To obtain a test dataset agains which to compare predictions we need to have a metadata matrix, a matrix that will summarize a set of characteristics of the author. As we do not have this direct information, we will build it from the works written by an author. So, values such as number of hits, number of likes and so forth, will be calculated as the average values of those values in the corresponding words. Tags will be inferred by taking all the tags from all the stories written by the author and taking the 10 most common tags in each category if present. The idea is that while each story has a particular set of tags, an author usually has a tendency to write similar things that will be reflected in this set of tags.

I use the non-personalized recommendation script to obtain a baseline to improve. Like in the user to work recommendation, the number of likes is the best feature to base the prediction on. In this case it has a f1@k of 0.0039 and a map@k of 0.0003. Then I used the recommender based on the lightFM library to build a recommender model.

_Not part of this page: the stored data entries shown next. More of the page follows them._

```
#if !defined(RSB_X_ALIGN_SWEEP) && defined(RSB_SPECIALIZED)
#define RSB_X_ALIGN_SWEEP 0
#endif
#ifndef RSB_X_ALIGN_SWEEP
#define RSB_X_ALIGN_SWEEP 7
#endif
#ifndef RSB_X_ALIGN_SWEEP_TRI
#define RSB_X_ALIGN_SWEEP_TRI 7
#endif
        asm volatile(".p2align 5");
        static_for<0, (TRI ? RSB_X_ALIGN_SWEEP_TRI : RSB_X_ALIGN_SWEEP)>([&](auto) { asm volatile("s_nop 0"); });
#if RSB_PK_CLASS
        asm volatile("; rsb sweep begin");
#endif
        for (int it = 0; it < max_iter; ++it) {
          const bool lag = multi ? (multi_fa > 0 && it >= multi_fa) : (freeze_after > 0 && it >= freeze_after);
          float err = 0.f;
          float dl_last[3] = {0.f, 0.f, 0.f};
          if constexpr (AA) { aa_x[0] = lam[0]; aa_x[1] = lam[1]; aa_x[2] = lam[2]; }
          for (int kp = 0; kp < gdw; ++kp) {
            const bool mine = isc & !done & (gpos == kp);
            if (PROF && a.prof) ++p_solves;
            float ls[3];
#if RSB_PK_SOLVE
            const f32x2 ls01 = pk_stick(gip, f32x2{v[0], v[1]}, v[2], f32x2{lam[0], lam[1]});
            ls[0] = ls01.x; ls[1] = ls01.y;
            ls[2] = fmaf(-Ginv[8], v[2], fmaf(-Ginv[7], v[1], fmaf(-Ginv[6], v[0], lam[2])));
#else
            RSB_UNROLL for (int rr = 0; rr < 3; ++rr)
              ls[rr] = fmaf(-Ginv[3 * rr + 2], v[2], fmaf(-Ginv[3 * rr + 1], v[1], fmaf(-Ginv[3 * rr], v[0], lam[rr])));
#endif
            const float vexn = fmaf(-Gii[8], lam[2], fmaf(-Gii[7], lam[1], fmaf(-Gii[6], lam[0], v[2])));
            const bool open = vexn > 0.f;
            const bool stick = (!open) & (ls[2] >= 0.f) & (fmaf(ls[1], ls[1], ls[0] * ls[0]) <= (mu2 * ls[2]) * ls[2]);
            const bool slip = (!open) & (!stick);
            const bool usable = (sdst == 1) & (fmaf(sc.a2, sdy, fmaf(sc.a1, sdx, sc.a0)) >= kDenFreeze * sc.a0);
            const bool keep = lag & usable;
            const bool refr = isc & !done & (light ? (kp == 0) : (gpos == kp));
            bool need = refr & slip & !keep;
            const bool lost = mine & slip & !refr & !usable;
            lap(t_rule);
#ifdef RSB_X_NO_NEWTON
            if (false) {
#else
            if (__any(need | lost)) {
#endif
              SlipCoef kc;
              kc = sc;
#if RSB_PK_SOLVE
              SlipCoefPk kp;
              pk_coef(kp, sc.a0, sc.a1, sc.a2, gcp[2], mg1, mg2, pk_vex(gcp, f32x2{v[0], v[1]}, f32x2{lam[0], lam[1]}, lam[2]), vexn, ls01);
              kc = slip_unpack(kp);
#else
              {
                const float vex0 = v[0] - (Gii[0] * lam[0] + Gii[1] * lam[1] + Gii[2] * lam[2]);
                const float vex1 = v[1] - (Gii[3] * lam[0] + Gii[4] * lam[1] + Gii[5] * lam[2]);
                kc.n00 = sc.a0 * vex0 - vexn * Gii[2]; kc.n01 = sc.a1 * vex0 - vexn * sc.n01; kc.n02 = sc.a2 * vex0 - vexn * sc.n02;
                kc.n10 = sc.a0 * vex1 - vexn * Gii[5]; kc.n11 = sc.a1 * vex1 - vexn * sc.n11; kc.n12 = sc.a2 * vex1 - vexn * sc.n12;
                kc.vn = vexn; kc.ls0 = ls[0]; kc.ls1 = ls[1];
              }
#endif
              if (PROF && a.prof) ++p_newton;
              float nx, ny, dstep;
#if RSB_PK_SOLVE
              bool ok = slip_newton_pk(kp, mu, sdx, sdy, nx, ny, dstep) & need & (sdst != 0) & (refine != 0);
#else
              bool ok = slip_newton<COUL>(kc, mu, sdx, sdy, nx, ny, dstep) & need & (sdst != 0) & (refine != 0);
#endif
#ifdef RSB_X_STAMP_BASIN
              lap(t_newt);
#endif
#ifdef RSB_X_NO_BASIN
              if (false) {
#else
              if (it == 0 && !COUL) {
#endif
                const bool chk = ok & (sdst == 3);
                if (__any(chk)) {
                  float ebest;
#ifndef RSB_X_SERIAL_BASIN
                  if (ncw <= 4) {
                    const int row = lane & ~15, q = lane & 3;
                    const int from_owner = (row | ((lane >> 2) & 3)) << 2, from_quad = (row | ((lane & 3) << 2)) << 2;
                    float c13[13] = {kc.a0, kc.a1, kc.a2, kc.n00, kc.n01, kc.n02, kc.n10, kc.n11, kc.n12, kc.vn, kc.ls0, kc.ls1, mu};
                    RSB_UNROLL for (int i = 0; i < 13; ++i) c13[i] = __int_as_float(__builtin_amdgcn_ds_bpermute(from_owner, __float_as_int(c13[i])));
                    SlipCoef kq;
                    kq.a0 = c13[0]; kq.a1 = c13[1]; kq.a2 = c13[2]; kq.n00 = c13[3]; kq.n01 = c13[4]; kq.n02 = c13[5];
                    kq.n10 = c13[6]; kq.n11 = c13[7]; kq.n12 = c13[8]; kq.vn = c13[9]; kq.ls0 = c13[10]; kq.ls1 = c13[11];
                    float e = __int_as_float(0x7f800000);
                    const bool swp = (q & 1) != 0;
                    const unsigned sgx = ((q + 1) & 2) ? 0x80000000u : 0u, sgy = (q & 2) ? 0x80000000u : 0u;
                    RSB_UNROLL for (int i = 0; i < 4; ++i) {
                      const float x = __uint_as_float(__float_as_uint(swp ? kSin16[i] : kCos16[i]) ^ sgx);
                      const float y = __uint_as_float(__float_as_uint(swp ? kCos16[i] : kSin16[i]) ^ sgy);
                      e = fminf(e, slip_E(kq, c13[12], x, y));
                    }
                    e = fminf(e, __int_as_float(__builtin_amdgcn_update_dpp(0, __float_as_int(e), 0xB1, 0xf, 0xf, true)));
                    e = fminf(e, __int_as_float(__builtin_amdgcn_update_dpp(0, __float_as_int(e), 0x4E, 0xf, 0xf, true)));
                    ebest = __int_as_float(__builtin_amdgcn_ds_bpermute(from_quad, __float_as_int(e)));
#ifdef RSB_X_BASIN_VERIFY
                    {
                      float e2 = slip_E(kc, mu, 1.0f, 0.0f);
                      RSB_UNROLL for (int i = 1; i < 16; ++i) e2 = fminf(e2, slip_E(kc, mu, kCos16[i], kSin16[i]));
                      if (chk && __float_as_int(e2) != __float_as_int(ebest)) flag |= 16;
                    }
#endif
                  } else
#endif
                  {
                    SlipCoef ks = kc;
#ifndef RSB_X_SERIAL_BASIN
                    asm volatile("" : "+v"(ks.a0), "+v"(ks.a1), "+v"(ks.a2));
#endif
                    ebest = slip_E(ks, mu, 1.0f, 0.0f);
                    RSB_UNROLL for (int i = 1; i < 16; ++i) ebest = fminf(ebest, slip_E(ks, mu, kCos16[i], kSin16[i]));
                  }
                  ok = ok & !(chk & !(slip_E(kc, mu, nx, ny) <= ebest));
                }
              }
#ifdef RSB_X_STAMP_BASIN
              lap(t_mag);
#endif
              sdx = ok ? nx : sdx; sdy = ok ? ny : sdy; sdst = ok ? 1 : sdst;
              need = (need & !ok) | lost;
              if (__any(need)) {
                for (int j = 0; j < ncw; ++j)
                  if (__any(need && s == j)) search_row(j, kc, need && s == j);
              }
              lap(t_newt);
            }
            const float den = fmaf(sc.a2, sdy, fmaf(sc.a1, sdx, sc.a0));
            const float lnn = -vexn * __builtin_amdgcn_rcpf(fmaxf(den, kDenMin * sc.a0));
            const float ltn = mu * lnn;
            float ln[3];
            float dl[3];
#if RSB_PK_SOLVE
            {
              const f32x2 lt = pk_splat(ltn) * f32x2{sdx, sdy};
              ln[0] = slip ? lt.x : (stick ? ls[0] : 0.f);
              ln[1] = slip ? lt.y : (stick ? ls[1] : 0.f);
              ln[2] = slip ? lnn : (stick ? ls[2] : 0.f);
              const f32x2 l01 = f32x2{lam[0], lam[1]}, df = pk_splat(alpha) * (f32x2{ln[0], ln[1]} - l01);
              dl[0] = mine ? df.x : 0.f; dl[1] = mine ? df.y : 0.f;
              dl[2] = mine ? alpha * (ln[2] - lam[2]) : 0.f;
              const f32x2 ln01 = l01 + f32x2{dl[0], dl[1]};
              lam[0] = ln01.x; lam[1] = ln01.y; lam[2] += dl[2];
            }
#else
            ln[0] = slip ? ltn * sdx : (stick ? ls[0] : 0.f);
            ln[1] = slip ? ltn * sdy : (stick ? ls[1] : 0.f);
            ln[2] = slip ? lnn : (stick ? ls[2] : 0.f);
            RSB_UNROLL for (int rr = 0; rr < 3; ++rr) {
              dl[rr] = mine ? alpha * (ln[rr] - lam[rr]) : 0.f;
              lam[rr] += dl[rr];
            }
#endif
            lap(t_mag);
            if constexpr (AA) {
              if (kp + 1 < gdw) exchange(dl, err);
              else { dl_last[0] = dl[0]; dl_last[1] = dl[1]; dl_last[2] = dl[2]; }
            } else {
              exchange(dl, err);
            }
            lap(t_exch);
          }
          if constexpr (AA)
            err = fmaxf(err, row_max_f32(fmaxf(fabsf(dl_last[0]), fmaxf(fabsf(dl_last[1]), fabsf(dl_last[2])))));
          if (it == 0) sdst = (sdst == 3) ? 0 : sdst;
          const float scale = row_max_f32(isc ? lam[2] : 0.f);
          {
            const bool live = !done;
            iters_used += live ? 1 : 0;
            alpha = fmaxf(alpha * alpha_decay, alpha_min);
            const float denom = scale + kLambdaFloor;
            const bool conv_now = live & (err <= threshold * denom);
            const float rel = err * __builtin_amdgcn_rcpf(denom);
            const bool cont = live & !conv_now;
            const bool better = cont & (rel < best_rel);
            best_rel = better ? rel : best_rel;
            RSB_UNROLL for (int rr = 0; rr < 3; ++rr) lam_best[rr] = better ? lam[rr] : lam_best[rr];
            best_cur = cont ? fminf(best_cur, rel) : best_cur;
            wcount += cont ? 1 : 0;
            const bool wfull = cont & (wcount == sw_env);
            const bool stalled = wfull & (best_cur > stall_factor * best_prev);
            best_prev = wfull ? best_cur : best_prev;
            best_cur = wfull ? 3e38f : best_cur;
            wcount = wfull ? 0 : wcount;
            converged |= conv_now;
            done |= conv_now | stalled;
          }
          lap(t_epi);
          if (!__any(!done)) break;
          if constexpr (AA) {
            if (__any(aa_on & !done)) {
              float rr[3], num = 0.f, den = 0.f;
              RSB_UNROLL for (int q2 = 0; q2 < 3; ++q2) {
                rr[q2] = lam[q2] - aa_x[q2];
                const float dr = rr[q2] - aa_r[q2];
                num = fmaf(rr[q2], dr, num); den = fmaf(dr, dr, den);
              }
              num = row_sum_f32(isc ? num : 0.f); den = row_sum_f32(isc ? den : 0.f);
              if constexpr (LPE > 16) {
                num = __shfl(num, (lane & ~(LPE - 1)) | (lane & 15)); den = __shfl(den, (lane & ~(LPE - 1)) | (lane & 15));
              }
              const bool use = aa_on & !done & (it >= 1) & (it + 1 >= aa_first) & (den > 1e-30f);
              float gam = use ? num / den : 0.f;
              gam = (fabsf(gam) <= aa_clip) ? gam : 0.f;
              float xn[3], dl[3];
              RSB_UNROLL for (int q2 = 0; q2 < 3; ++q2) { xn[q2] = fmaf(-gam, lam[q2] - aa_g[q2], lam[q2]); aa_g[q2] = lam[q2]; aa_r[q2] = rr[q2]; }
              const float t2 = fmaf(xn[1], xn[1], xn[0] * xn[0]), lim = mu * xn[2];
              const float sh = (t2 > lim * lim) ? lim * __builtin_amdgcn_rsqf(t2) : 1.f;
              const bool off = xn[2] <= 0.f;
              xn[0] = off ? 0.f : xn[0] * sh; xn[1] = off ? 0.f : xn[1] * sh; xn[2] = off ? 0.f : xn[2];
              const bool app = isc & (gam != 0.f);
              RSB_UNROLL for (int q2 = 0; q2 < 3; ++q2) { dl[q2] = app ? xn[q2] - lam[q2] : 0.f; lam[q2] += dl[q2]; dl_last[q2] += dl[q2]; }
            }
            float unused = 0.f;
            exchange(dl_last, unused);
          }
        }
#if RSB_PK_CLASS
        asm volatile("; rsb sweep end");
#endif
        if (PROF && pfine) tz0 = t_prev;
        if (!converged) { flag |= 4; lam[0] = lam_best[0]; lam[1] = lam_best[1]; lam[2] = lam_best[2]; }
        if (__any(nselfc > 0)) {
          RSB_UNROLL for (int rr = 0; rr < 3; ++rr) {
            const float up = __shfl_up(lam[rr], 1);
            lam[rr] = (mycol & kSelfB) ? up : lam[rr];
          }
        }
        if (isc) {
          LAM[3 * s] = lam[0]; LAM[3 * s + 1] = lam[1]; LAM[3 * s + 2] = lam[2];
          if (has_warm && mycol < ncol) {
            float* wr = WARM + 6 * mycol;
            wr[0] = lam[0]; wr[1] = lam[1]; wr[2] = lam[2];
            wr[3] = sdst ? sdx : 0.f; wr[4] = sdst ? sdy : 0.f; wr[5] = sdst ? 1.f : 0.f;
          }
        }
        {
          const int sc2 = isc ? s : 0;
          const float* W0 = WC + 3 * sc2 * cw;
          float z0[8], z1[8], z2[8];
          ld4(W0, z0); ld4(W0 + 4, z0 + 4); ld4(W0 + cw, z1); ld4(W0 + cw + 4, z1 + 4); ld4(W0 + 2 * cw, z2); ld4(W0 + 2 * cw + 4, z2 + 4);
          const float l0 = isc ? lam[0] : 0.f, l1 = isc ? lam[1] : 0.f, l2 = isc ? lam[2] : 0.f;
          RSB_UNROLL for (int i = 0; i < 6; ++i) wlam[i] = row_sum_f32(isc ? z0[i] * l0 + z1[i] * l1 + z2[i] * l2 : 0.f);
          if constexpr (LPE > 16) {
            RSB_UNROLL for (int i = 0; i < 6; ++i) wlam[i] = __shfl(wlam[i], (lane & ~(LPE - 1)) | (lane & 15));
          }
#if RSB_FLAT_CLASS
          asm volatile("; rsb scatter begin");
#endif
#if RSB_FLAT_SCATTER
          if (isc) {
            const int bi = __float_as_int(CON[s * kConSlot + 7]);
            int anc[4] = {0, -1, -1, -1};
#if RSB_SPEC_DEPTH == 4
            { const int4 r4 = *reinterpret_cast<const int4*>(ANC + bi * 4); anc[1] = r4.y; anc[2] = r4.z; anc[3] = r4.w; }
#else
            RSB_UNROLL for (int lv = 1; lv < RSB_SPEC_DEPTH; ++lv) anc[lv] = ANC[bi * RSB_SPEC_DEPTH + lv];
#endif
            float* sink = WC + 3 * s * cw + kFlatSink;
            float wl[4] = {0.f, 0.f, 0.f, 0.f};
            RSB_UNROLL for (int lv = 1; lv < RSB_SPEC_DEPTH; ++lv) {
              float w0, w1, w2;
              if (lv < 3) { w0 = z0[5 + lv]; w1 = z1[5 + lv]; w2 = z2[5 + lv]; }
              else { w0 = W0[5 + lv]; w1 = W0[cw + 5 + lv]; w2 = W0[2 * cw + 5 + lv]; }
              wl[lv] = w0 * l0 + w1 * l1 + w2 * l2;
            }
            RSB_UNROLL for (int lv = 1; lv < RSB_SPEC_DEPTH; ++lv) {
              float* dst = (anc[lv] >= 0) ? &WB[anc[lv] + 5] : sink;
              atomicAdd(dst, wl[lv]);
            }
          }
#else
          if (isc) {
            const int bi = __float_as_int(CON[s * kConSlot + 7]);
            int anc[ML + 1];
            RSB_UNROLL for (int lv = 1; lv <= ML; ++lv) anc[lv] = (lv < depth) ? ANC[bi * depth + lv] : -1;
            RSB_UNROLL for (int lv = 1; lv <= ML; ++lv) {
              if (lv < depth) {
                const int b = anc[lv];
                if (b >= 0) {
                  float w0, w1, w2;
                  if (lv < 3) { w0 = z0[5 + lv]; w1 = z1[5 + lv]; w2 = z2[5 + lv]; }
                  else { w0 = W0[5 + lv]; w1 = W0[cw + 5 + lv]; w2 = W0[2 * cw + 5 + lv]; }
                  atomicAdd(&WB[b + 5], w0 * l0 + w1 * l1 + w2 * l2);
                }
              }
            }
          }
#endif
#if RSB_FLAT_CLASS
          asm volatile("; rsb scatter end");
#endif
        }
      }
      __syncthreads();
      if (PROF && pfine) t_end += clock64() - tz0;
      if (PROF && a.prof) { t_gs += clock64() - t_gs0; int itw = iters_used; RSB_UNROLL for (int off = LPE; off < 64; off <<= 1) itw = max(itw, __shfl_xor(itw, off)); p_iters += itw; p_ncw = max(p_ncw, ncw); }
      if (PROF && a.dbg && env == a.dbg_env && env_valid && s == 0) {
        const int n3 = 3 * nc_real;
        for (int i = 0; i < n3; ++i) a.dbg[1 + n3 * n3 + n3 + i] = LAM[i];
      }
```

First I let the program explore the hyperparameter space 100 times. To do that I execute the following script:

python3 additional_scripts/collaborative_recommender_lightFM.py -t train.u2a.txt -o explore -e -n 100

In this case we provide the user to authors train table to the -t option, the -o option will include the first part of the output name and each subsequent recommendations resulting from the exploration will be called explore_1.txt, explore_2.txt, ... the -e option indicates we want to explore the hyperparameter space and the -n option indicates the number of times we want to do it. After running the script we evaluate the results with the batch option incorporated in the 6_evaluate/evaluate_predictions.py script which will provide the list of metrics for each exploration.

The best model achieves a f1@k of 0.1358 and a map@k of 0.0565, which is far above the baseline. Still, despite reaching a better recommendation than the one provided by the baseline there is a clear tendency to always recommend the same authors first. When checking recommendations with worse hyperparameters this effect is much more accentuated and there are cases where different users are recommended the same set of fics over and over again meaning the model is not really learning anything. Note that, while the variety in recommendations improve with better hyperparameters we are still recommending a very small variety of authors (116 out of 8272 possible).

LightFM, in addition to building pure matrix factorization models, is also able to incorporate item and user features to the model. In this dataset we do not have any user features as we do not have any information regarding the users, but we can introduce features. While this has been implemented in the script in such a way that when a metadata file is provided it will extract the tags from the file, calculate the word frequencies and introduce them in the model. The performance of this addition has not been tested.